- _How to complete this task_
From the line containing "template <int WM, int" down to the line containing "constexpr int A_BYTES = NA * ROWB;" in the records below, reproduce every line exactly, ends included, and omit all others.

Data excerpts
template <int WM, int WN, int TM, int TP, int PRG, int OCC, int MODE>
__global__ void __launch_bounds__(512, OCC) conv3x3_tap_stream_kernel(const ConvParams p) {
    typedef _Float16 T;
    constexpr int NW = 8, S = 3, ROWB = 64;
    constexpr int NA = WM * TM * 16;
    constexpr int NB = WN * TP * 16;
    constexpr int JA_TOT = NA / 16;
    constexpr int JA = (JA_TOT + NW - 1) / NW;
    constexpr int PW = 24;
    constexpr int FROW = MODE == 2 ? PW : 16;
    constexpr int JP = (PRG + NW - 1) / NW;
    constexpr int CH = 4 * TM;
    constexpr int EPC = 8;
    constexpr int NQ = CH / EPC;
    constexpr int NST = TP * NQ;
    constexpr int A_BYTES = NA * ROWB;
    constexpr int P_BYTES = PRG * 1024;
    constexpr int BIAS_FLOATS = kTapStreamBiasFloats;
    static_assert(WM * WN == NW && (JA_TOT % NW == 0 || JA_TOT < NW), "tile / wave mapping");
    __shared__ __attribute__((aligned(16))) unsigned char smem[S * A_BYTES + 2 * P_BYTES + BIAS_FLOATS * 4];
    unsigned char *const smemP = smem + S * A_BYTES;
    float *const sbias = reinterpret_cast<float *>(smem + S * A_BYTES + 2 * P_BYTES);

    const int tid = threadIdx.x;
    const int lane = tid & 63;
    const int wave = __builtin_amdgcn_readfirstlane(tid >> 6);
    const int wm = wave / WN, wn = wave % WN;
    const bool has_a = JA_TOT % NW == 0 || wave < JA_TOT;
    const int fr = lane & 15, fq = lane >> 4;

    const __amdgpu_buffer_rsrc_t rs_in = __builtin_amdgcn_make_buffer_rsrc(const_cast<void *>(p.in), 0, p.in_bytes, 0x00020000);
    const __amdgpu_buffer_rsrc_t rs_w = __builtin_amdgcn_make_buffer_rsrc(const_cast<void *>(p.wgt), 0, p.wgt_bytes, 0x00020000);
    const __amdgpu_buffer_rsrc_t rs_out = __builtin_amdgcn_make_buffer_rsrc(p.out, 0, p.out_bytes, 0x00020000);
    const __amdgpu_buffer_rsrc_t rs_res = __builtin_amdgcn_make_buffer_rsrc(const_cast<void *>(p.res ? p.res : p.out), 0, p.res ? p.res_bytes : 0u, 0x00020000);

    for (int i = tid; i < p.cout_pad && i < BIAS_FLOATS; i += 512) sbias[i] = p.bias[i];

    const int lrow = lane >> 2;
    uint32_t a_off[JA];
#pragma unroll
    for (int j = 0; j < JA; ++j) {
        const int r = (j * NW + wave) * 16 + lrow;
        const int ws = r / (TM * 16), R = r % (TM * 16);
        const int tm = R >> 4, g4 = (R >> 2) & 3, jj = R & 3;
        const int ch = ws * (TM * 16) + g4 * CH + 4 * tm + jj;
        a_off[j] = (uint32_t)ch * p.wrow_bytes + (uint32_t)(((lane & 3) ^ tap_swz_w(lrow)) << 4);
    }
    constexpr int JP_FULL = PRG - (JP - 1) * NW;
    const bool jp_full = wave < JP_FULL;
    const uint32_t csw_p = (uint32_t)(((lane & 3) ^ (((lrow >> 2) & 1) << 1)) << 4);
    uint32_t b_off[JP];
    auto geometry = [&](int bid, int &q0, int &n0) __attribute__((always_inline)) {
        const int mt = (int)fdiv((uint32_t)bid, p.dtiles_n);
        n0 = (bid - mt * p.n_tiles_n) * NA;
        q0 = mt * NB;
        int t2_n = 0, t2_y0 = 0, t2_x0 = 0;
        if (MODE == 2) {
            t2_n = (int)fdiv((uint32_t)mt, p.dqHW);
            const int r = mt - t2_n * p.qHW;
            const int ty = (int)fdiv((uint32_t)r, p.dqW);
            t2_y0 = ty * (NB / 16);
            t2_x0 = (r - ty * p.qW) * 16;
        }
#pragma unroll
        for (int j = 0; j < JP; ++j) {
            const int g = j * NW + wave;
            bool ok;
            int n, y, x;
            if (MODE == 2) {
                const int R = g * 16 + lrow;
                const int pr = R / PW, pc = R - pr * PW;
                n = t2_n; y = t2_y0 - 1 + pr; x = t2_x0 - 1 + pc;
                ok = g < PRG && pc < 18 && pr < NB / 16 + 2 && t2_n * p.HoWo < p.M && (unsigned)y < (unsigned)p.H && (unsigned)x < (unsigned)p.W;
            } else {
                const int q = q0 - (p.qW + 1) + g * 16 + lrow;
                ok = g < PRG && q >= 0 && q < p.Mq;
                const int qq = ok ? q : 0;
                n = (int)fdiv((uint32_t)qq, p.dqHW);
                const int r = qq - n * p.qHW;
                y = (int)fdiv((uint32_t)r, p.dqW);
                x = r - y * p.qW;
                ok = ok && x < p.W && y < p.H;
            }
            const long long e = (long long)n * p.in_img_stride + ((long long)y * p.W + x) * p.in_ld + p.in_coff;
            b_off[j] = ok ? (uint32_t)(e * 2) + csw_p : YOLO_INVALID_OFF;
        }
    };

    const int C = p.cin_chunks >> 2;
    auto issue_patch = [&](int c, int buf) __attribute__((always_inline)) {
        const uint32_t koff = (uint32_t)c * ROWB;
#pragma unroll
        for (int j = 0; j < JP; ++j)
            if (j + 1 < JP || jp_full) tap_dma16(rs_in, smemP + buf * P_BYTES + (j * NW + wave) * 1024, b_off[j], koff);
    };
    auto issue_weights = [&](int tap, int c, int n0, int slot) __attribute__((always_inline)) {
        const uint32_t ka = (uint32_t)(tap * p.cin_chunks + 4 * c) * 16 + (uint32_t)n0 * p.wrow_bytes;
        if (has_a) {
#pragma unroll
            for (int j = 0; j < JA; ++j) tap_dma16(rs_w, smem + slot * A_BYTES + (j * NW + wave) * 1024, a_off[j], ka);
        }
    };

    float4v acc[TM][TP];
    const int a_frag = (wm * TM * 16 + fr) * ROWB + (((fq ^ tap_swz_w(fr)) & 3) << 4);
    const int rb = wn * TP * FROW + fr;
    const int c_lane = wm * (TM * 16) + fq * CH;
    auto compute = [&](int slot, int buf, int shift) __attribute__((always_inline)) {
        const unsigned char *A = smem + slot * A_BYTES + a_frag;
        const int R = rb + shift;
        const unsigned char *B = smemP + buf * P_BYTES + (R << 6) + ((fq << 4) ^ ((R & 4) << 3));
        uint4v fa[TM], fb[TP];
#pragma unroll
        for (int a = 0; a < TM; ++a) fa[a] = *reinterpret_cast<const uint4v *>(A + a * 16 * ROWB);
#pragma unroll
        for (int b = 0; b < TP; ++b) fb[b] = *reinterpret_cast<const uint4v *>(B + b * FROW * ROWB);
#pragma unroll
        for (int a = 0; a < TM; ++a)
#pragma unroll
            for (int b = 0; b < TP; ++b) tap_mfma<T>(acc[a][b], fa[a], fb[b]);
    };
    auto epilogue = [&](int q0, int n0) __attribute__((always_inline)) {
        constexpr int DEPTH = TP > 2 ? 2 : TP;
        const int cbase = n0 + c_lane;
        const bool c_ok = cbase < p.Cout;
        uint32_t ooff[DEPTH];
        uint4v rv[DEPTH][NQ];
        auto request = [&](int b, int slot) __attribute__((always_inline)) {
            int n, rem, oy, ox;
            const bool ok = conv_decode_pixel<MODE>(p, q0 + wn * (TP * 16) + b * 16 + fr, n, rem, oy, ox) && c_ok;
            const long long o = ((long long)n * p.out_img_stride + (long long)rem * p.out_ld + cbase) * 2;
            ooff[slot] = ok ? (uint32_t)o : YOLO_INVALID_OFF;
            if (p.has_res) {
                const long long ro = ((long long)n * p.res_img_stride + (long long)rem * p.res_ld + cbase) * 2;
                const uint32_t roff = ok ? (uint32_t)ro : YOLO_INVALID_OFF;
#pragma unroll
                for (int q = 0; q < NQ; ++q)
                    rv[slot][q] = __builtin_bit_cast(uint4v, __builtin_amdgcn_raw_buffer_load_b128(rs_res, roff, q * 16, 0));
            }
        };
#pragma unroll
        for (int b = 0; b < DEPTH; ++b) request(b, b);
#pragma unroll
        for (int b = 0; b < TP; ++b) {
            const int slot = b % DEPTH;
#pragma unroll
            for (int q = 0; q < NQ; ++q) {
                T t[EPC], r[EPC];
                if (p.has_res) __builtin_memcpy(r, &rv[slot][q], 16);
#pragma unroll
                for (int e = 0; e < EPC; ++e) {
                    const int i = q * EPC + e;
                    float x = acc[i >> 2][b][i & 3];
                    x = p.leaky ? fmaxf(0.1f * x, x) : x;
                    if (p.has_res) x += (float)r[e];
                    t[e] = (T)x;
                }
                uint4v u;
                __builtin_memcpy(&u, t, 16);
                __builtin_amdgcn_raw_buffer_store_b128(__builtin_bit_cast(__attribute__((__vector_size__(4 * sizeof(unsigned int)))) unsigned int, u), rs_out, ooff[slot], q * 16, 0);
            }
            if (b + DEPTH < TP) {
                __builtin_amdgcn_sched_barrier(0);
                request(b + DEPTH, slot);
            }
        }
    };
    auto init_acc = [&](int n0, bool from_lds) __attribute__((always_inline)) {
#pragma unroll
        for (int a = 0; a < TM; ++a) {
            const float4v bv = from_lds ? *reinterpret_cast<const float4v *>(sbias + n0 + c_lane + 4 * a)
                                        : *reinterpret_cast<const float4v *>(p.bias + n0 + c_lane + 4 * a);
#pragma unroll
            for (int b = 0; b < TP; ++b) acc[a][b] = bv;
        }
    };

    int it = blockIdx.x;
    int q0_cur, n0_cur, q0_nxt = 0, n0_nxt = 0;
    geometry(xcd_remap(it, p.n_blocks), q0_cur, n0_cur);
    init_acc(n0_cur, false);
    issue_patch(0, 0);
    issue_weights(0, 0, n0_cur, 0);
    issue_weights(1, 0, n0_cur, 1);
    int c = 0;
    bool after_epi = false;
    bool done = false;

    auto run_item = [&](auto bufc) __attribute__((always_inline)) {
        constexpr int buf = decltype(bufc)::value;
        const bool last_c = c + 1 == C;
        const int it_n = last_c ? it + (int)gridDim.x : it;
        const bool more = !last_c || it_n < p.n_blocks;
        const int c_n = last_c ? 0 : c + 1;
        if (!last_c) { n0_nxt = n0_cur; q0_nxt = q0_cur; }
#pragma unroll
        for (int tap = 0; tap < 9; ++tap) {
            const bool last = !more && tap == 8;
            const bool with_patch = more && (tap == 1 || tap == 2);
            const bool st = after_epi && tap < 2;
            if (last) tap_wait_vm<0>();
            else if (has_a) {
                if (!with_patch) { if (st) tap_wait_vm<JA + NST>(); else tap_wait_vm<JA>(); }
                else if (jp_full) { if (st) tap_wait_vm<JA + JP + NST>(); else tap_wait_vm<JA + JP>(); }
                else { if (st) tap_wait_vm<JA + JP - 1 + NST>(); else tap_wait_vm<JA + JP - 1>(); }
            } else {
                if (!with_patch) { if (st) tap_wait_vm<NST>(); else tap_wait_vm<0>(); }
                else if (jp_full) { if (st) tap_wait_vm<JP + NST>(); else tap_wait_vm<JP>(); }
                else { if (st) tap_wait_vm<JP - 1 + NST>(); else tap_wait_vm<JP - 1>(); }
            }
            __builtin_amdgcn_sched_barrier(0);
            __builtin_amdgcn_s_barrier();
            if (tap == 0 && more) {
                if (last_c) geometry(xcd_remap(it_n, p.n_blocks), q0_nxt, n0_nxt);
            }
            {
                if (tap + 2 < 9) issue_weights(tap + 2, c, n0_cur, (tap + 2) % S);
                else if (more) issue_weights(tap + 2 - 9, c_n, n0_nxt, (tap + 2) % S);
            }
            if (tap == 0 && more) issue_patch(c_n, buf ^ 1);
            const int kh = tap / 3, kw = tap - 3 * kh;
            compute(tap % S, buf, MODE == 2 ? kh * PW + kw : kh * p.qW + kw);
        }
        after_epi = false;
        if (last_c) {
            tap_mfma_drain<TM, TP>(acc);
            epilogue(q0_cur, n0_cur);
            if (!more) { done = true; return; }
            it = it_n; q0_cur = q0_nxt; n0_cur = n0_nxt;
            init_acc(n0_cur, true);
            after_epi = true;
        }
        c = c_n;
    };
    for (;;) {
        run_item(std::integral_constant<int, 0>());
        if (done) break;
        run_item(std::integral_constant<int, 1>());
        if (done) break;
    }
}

---

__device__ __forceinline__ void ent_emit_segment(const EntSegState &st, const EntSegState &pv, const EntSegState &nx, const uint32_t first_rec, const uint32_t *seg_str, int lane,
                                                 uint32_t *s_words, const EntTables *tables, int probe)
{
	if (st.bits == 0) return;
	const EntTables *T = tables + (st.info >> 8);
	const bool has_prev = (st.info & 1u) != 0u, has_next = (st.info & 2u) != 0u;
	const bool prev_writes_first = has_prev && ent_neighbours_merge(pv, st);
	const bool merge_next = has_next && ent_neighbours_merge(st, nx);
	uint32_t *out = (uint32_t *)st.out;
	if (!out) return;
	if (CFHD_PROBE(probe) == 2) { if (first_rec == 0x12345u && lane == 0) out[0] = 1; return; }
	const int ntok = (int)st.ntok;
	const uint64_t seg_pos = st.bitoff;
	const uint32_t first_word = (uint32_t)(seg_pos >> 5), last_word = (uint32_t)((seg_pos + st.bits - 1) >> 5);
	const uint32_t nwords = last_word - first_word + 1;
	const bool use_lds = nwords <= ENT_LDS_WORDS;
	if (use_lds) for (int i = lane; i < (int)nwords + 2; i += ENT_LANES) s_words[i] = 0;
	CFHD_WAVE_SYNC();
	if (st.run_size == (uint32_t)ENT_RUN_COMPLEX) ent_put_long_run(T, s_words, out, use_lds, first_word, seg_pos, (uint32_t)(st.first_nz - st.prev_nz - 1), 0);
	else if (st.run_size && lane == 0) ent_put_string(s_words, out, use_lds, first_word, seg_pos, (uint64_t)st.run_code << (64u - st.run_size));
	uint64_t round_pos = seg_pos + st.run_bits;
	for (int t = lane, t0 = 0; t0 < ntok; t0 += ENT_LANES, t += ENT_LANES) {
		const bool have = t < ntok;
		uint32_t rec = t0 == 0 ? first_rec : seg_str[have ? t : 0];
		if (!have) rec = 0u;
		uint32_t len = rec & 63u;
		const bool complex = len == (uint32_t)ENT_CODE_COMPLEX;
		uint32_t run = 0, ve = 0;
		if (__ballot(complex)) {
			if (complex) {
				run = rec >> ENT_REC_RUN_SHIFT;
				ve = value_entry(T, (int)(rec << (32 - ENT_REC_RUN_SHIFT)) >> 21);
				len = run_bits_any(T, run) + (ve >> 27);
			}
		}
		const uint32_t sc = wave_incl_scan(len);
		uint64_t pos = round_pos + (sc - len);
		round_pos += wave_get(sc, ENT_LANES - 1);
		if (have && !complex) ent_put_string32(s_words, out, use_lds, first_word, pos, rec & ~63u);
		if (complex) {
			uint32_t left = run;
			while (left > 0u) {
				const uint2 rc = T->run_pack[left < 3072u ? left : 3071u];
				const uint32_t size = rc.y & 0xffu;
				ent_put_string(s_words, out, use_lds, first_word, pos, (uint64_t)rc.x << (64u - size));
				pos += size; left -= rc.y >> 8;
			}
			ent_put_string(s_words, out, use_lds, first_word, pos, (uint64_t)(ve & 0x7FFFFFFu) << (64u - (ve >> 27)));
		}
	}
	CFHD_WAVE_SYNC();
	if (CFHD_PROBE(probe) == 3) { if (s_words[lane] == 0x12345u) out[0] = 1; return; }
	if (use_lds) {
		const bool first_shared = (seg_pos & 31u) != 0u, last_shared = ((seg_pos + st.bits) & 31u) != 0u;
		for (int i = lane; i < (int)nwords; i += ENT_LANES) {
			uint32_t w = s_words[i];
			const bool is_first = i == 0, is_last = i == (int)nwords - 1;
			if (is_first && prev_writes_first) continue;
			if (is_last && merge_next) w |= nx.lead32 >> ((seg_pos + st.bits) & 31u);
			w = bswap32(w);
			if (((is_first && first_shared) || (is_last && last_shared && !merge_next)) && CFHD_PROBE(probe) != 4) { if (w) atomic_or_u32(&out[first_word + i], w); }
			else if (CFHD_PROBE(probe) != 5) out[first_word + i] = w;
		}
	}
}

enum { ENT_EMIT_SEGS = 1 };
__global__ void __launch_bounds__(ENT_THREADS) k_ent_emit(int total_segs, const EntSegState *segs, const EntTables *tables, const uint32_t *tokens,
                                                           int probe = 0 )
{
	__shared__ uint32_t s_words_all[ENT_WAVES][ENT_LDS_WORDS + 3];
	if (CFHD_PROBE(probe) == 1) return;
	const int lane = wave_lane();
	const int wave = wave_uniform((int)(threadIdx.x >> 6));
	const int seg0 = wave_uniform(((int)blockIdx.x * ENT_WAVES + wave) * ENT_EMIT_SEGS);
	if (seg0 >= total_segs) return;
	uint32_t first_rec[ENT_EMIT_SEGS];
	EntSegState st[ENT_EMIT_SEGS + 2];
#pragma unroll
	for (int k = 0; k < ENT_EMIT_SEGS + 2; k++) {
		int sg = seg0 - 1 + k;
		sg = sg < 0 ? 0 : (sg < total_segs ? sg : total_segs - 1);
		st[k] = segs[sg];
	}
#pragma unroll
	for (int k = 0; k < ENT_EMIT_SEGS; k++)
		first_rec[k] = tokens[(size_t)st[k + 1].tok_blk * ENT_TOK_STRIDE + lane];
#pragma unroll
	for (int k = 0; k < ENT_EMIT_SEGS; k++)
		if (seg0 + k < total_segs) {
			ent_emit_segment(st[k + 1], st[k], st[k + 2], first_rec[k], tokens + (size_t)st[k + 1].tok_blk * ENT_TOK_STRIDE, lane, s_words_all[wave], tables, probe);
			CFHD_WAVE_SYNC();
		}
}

* * *

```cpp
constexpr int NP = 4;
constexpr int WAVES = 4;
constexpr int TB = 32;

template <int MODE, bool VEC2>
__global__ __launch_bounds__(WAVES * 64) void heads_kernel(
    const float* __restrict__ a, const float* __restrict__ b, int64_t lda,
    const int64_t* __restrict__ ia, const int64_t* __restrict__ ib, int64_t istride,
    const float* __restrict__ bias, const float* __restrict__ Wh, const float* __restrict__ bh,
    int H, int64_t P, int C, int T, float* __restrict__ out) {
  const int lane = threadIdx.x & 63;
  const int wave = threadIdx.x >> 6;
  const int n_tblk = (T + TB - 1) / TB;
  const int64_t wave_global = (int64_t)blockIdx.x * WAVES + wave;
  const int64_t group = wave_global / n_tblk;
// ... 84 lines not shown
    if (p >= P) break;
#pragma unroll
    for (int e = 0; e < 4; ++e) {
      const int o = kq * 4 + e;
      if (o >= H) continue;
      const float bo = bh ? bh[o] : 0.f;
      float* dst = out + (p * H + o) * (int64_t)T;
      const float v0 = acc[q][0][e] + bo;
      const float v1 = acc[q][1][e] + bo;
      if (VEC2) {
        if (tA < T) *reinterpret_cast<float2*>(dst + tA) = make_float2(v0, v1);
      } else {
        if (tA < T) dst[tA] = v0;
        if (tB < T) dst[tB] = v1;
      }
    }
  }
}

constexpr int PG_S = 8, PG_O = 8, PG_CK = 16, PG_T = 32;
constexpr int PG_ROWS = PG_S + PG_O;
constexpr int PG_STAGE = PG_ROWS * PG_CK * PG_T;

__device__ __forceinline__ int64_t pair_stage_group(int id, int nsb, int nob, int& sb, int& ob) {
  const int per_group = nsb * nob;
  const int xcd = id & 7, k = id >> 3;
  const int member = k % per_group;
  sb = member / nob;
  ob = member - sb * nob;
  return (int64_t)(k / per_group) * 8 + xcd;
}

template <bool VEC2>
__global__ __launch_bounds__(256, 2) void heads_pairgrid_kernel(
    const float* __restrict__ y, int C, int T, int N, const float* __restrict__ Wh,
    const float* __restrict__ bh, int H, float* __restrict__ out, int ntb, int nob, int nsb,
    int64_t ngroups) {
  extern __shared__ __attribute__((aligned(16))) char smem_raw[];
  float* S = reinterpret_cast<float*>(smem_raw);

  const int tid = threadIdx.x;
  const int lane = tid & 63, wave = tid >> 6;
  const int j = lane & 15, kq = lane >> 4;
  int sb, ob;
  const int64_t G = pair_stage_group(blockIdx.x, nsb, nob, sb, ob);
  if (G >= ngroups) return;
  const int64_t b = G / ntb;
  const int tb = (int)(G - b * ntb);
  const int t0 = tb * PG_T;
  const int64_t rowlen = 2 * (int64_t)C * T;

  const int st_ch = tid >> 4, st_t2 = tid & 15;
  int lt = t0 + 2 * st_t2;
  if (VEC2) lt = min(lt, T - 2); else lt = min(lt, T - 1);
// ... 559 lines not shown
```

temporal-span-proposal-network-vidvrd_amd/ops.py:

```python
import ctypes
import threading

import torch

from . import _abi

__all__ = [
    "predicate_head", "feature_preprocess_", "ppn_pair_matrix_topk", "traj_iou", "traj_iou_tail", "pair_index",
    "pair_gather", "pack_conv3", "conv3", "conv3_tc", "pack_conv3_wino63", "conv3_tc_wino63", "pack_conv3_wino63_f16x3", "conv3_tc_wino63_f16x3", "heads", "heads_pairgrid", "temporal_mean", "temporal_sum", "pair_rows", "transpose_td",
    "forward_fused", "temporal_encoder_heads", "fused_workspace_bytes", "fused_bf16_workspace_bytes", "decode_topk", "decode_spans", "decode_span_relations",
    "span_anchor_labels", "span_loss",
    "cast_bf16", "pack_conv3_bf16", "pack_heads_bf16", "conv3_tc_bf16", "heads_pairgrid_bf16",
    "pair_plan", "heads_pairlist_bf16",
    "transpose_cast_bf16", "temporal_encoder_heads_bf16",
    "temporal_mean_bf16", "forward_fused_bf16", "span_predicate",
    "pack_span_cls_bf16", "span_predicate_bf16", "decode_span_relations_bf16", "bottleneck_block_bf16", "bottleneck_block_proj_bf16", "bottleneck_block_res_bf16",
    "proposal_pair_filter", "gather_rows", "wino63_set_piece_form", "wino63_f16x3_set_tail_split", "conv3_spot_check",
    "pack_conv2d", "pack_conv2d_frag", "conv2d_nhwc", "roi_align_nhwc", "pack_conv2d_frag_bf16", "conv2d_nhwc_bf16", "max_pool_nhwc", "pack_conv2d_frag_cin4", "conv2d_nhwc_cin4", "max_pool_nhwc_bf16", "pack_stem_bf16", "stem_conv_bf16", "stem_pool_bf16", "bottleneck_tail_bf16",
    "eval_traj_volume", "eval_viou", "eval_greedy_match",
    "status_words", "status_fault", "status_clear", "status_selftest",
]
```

- _Reply to the task_
template <int WM, int WN, int TM, int TP, int PRG, int OCC, int MODE>
__global__ void __launch_bounds__(512, OCC) conv3x3_tap_stream_kernel(const ConvParams p) {
    typedef _Float16 T;
    constexpr int NW = 8, S = 3, ROWB = 64;
    constexpr int NA = WM * TM * 16;
    constexpr int NB = WN * TP * 16;
    constexpr int JA_TOT = NA / 16;
    constexpr int JA = (JA_TOT + NW - 1) / NW;
    constexpr int PW = 24;
    constexpr int FROW = MODE == 2 ? PW : 16;
    constexpr int JP = (PRG + NW - 1) / NW;
    constexpr int CH = 4 * TM;
    constexpr int EPC = 8;
    constexpr int NQ = CH / EPC;
    constexpr int NST = TP * NQ;
    constexpr int A_BYTES = NA * ROWB;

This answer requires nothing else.